3. For backwards compatibility? If so, yes.

Thanks for your hard work on this library Bob, I appreciate it very much!


----------



## mk282 (Apr 5, 2014)

1. Why not  As an additional option, though, to preserve compatibility.

2. I would prefer degrees.

3. Definitely, backwards compatibility is paramount. In fact, I would rather suggest that the math library continues to use previous unit, and the new unit is enabled via a compiler option.


----------



## d.healey (Apr 5, 2014)

mk282 @ Sat Apr 05 said:


> In fact, I would rather suggest that the math library continues to use previous unit, and the new unit is enabled via a compiler option.



I agree with this idea.


----------



## andreasOL (Apr 5, 2014)

Hi Bob!

Same for me. Backwards compatibility is mandatory!

Depending on where the degrees or grads come from one or the other is appropriate for new projects.

So, yes to all points 

Cheers,
Andreas


----------



## Big Bob (Apr 5, 2014)

Hey guys, thanks for the feedback, and, I hear you about the backwards compatibility. 8) 

Here's my current plan.

The internal angular resolution will be 40000 divisions per circle which makes the 'natural' angular unit the centi-grad (10000 units per right angle). However, I will add a new *SetMathMode* compiler option to allow you to choose the angular unit you want to use.

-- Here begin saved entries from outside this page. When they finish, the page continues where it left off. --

template <int ACTC, bool PREMUL>
__global__ void __launch_bounds__(256, 2) bn_bwd_apply_acc_kernel(const uint4* __restrict__ x, const uint4* __restrict__ eo, uint4* __restrict__ ei, int rows, int C, int groups,
                                                                 const float* __restrict__ coef, int act, float alpha, const unsigned long long* __restrict__ accp,
                                                                 float* g_gamma, float* g_beta, int want, int replicas) { pdl_enter();
  extern __shared__ float s_k[];
  const double cnt = (double)rows * replicas, inv_cnt = 1.0 / cnt;
  const bool writer = blockIdx.x == 0 && want;
  const int C8 = C / 8; const size_t per_group = (size_t)rows * C8;
  const size_t t0 = blockIdx.x * (size_t)blockDim.x + threadIdx.x, stride = (size_t)gridDim.x * blockDim.x;
  uint4 xa[4], ea[4];
  if (ei) {
#pragma unroll
    for (int q = 0; q < 4; ++q) if (t0 + q * stride < per_group) { xa[q] = x[t0 + q * stride]; ea[q] = eo[t0 + q * stride]; }
  }
  for (int c = threadIdx.x; c < C; c += blockDim.x) {
    double tb = 0.0, tg = 0.0;
    for (int g = 0; g < groups; ++g) {
      const unsigned long long* a = accp + (size_t)g * 4 * C;
      const double s1 = sacc_read(a, (size_t)C, (size_t)c); double s2 = sacc_read(a + 2 * (size_t)C, (size_t)C, (size_t)c);
      if (PREMUL) s2 = (double)coef[(size_t)(g * 4 + 3) * C + c] * (s2 - (double)coef[(size_t)(g * 4 + 2) * C + c] * s1);
      s_k[(g * 2 + 0) * C + c] = (float)(s1 * inv_cnt); s_k[(g * 2 + 1) * C + c] = (float)(s2 * inv_cnt); tb += s1; tg += s2;
    }
    if (writer) { g_beta[c] += (float)(tb / replicas); g_gamma[c] += (float)(tg / replicas); }
  }
  __syncthreads();
  if (!ei) return;
  const int c0 = (int)(t0 % C8) * 8;
  bool preloaded = true;
  for (int g = 0; g < groups; ++g) {
    float sc[8], be[8], mu[8], is[8], k1[8], k2[8];
#pragma unroll
    for (int j = 0; j < 8; ++j) { const int c = c0 + j; sc[j] = coef[(size_t)(g * 4 + 0) * C + c]; be[j] = coef[(size_t)(g * 4 + 1) * C + c]; mu[j] = coef[(size_t)(g * 4 + 2) * C + c]; is[j] = coef[(size_t)(g * 4 + 3) * C + c];
      k1[j] = s_k[(g * 2 + 0) * C + c]; k2[j] = s_k[(g * 2 + 1) * C + c]; }
    const uint4* xg = x + g * per_group; const uint4* eg = eo + g * per_group; uint4* ig = ei + g * per_group;
    for (size_t i = t0; i < per_group; i += 4 * stride) {
      if (!preloaded) {
#pragma unroll
        for (int q = 0; q < 4; ++q) if (i + q * stride < per_group) { xa[q] = xg[i + q * stride]; ea[q] = eg[i + q * stride]; }
      }
      preloaded = false;
#pragma unroll
      for (int q = 0; q < 4; ++q) if (i + q * stride < per_group) {
        float xv[8], ev[8], o[8]; unpack8(xa[q], xv); unpack8(ea[q], ev);
#pragma unroll
        for (int j = 0; j < 8; ++j) { const float xh = (xv[j] - mu[j]) * is[j];
          const float dy = PREMUL ? ev[j] : ev[j] * act_grad_from_pre(ACTC < 0 ? act : ACTC, bn_pre_act(ACTC < 0 ? act : ACTC, xv[j], sc[j], be[j], mu[j]), alpha); o[j] = sc[j] * (dy - k1[j] - xh * k2[j]); }
        ig[i + q * stride] = pack8(o);
      }
    }
  }
}
void k_bn_bwd_apply_acc(const void* x, const void* eps_out, void* eps_in, int rows, int C, int groups, const float* coef, int act, float alpha, int premul,
                        const unsigned long long* acc, float* g_gamma, float* g_beta, int want, cudaStream_t s, int replicas) {
  const size_t smem = sizeof(float) * 2 * groups * C;
  const dim3 grid(eps_in ? vec4_blocks((size_t)rows * C / 8) : 1);
  if (premul) { launch_pdl(bn_bwd_apply_acc_kernel<ACT_IDENTITY, true>, grid, dim3(256), smem, s, (const uint4*)x, (const uint4*)eps_out, (uint4*)eps_in, rows, C, groups, coef, act, alpha, acc, g_gamma, g_beta, want, replicas); }
  else { DISPATCH_ACT(act, ACTC, launch_pdl(bn_bwd_apply_acc_kernel<ACTC, false>, grid, dim3(256), smem, s, (const uint4*)x, (const uint4*)eps_out, (uint4*)eps_in, rows, C, groups, coef, act, alpha, acc, g_gamma, g_beta, want, replicas)); }
  LAUNCHED();
}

I'm thinking of providing the following 4 choices:

0 - deci-grads: 4000 divisions per circle (the current unit)
1 - centi-grads: 40000 divisions per circle (10x the current resolution)
2 - deci-degrees: 3600 divisions per circle (0.1 degree resolution)
3 - centi-degrees: 36000 divisions per circle (0.01 degrees resolution)

Internally the library will work with centi-grads so no input/output conversion will be necessary with option #1 (which is the highest resolution). That will also make this mode the most efficient. All the remaining modes will scale input and output angles as necessary. Currently only input angles are involved however, once I add the inverse functions, there will be output angles as well. Currently I plan that the selected angular unit will apply to both input and output angles.

I will also arrange it so that the library constant *Ang90* will always represent a right angle, no matter which angular unit you choose. In mode 0, 1, 2, and 3, *Ang90* will have the values 1000, 10000, 900, 9000 respectively.

Rejoice,

Bob


----------



## d.healey (Apr 5, 2014)

Genius!


----------



## Big Bob (Apr 6, 2014)

Oh my, I'm far from genius material David but thanks for the compliment :oops: 

But, I guess that you approve of my latest plan then?

Is everyone else happy with this plan?

Is there anyone who is unhappy with it? :lol:

Rejoice,

Bob


----------



## paoling (Apr 9, 2014)

I'm really happy with your plan and I feel like you're doing it a bit for my needs  So I thank you again Bog, and I really prefer the decigrads, than the degrees.


----------



## Big Bob (Apr 9, 2014)

> So I thank you again Bog, and I really prefer the decigrads, than the degrees.



Well, in your case then, all you will have to do is use:

SetMathMode(FIT,DG)

Then, all trig functions will use deci-grads as their angular unit. The new fast-mode option is for 'inverse trig' functions (when you want them to use fast math).

BTW whose Bog? :lol:


----------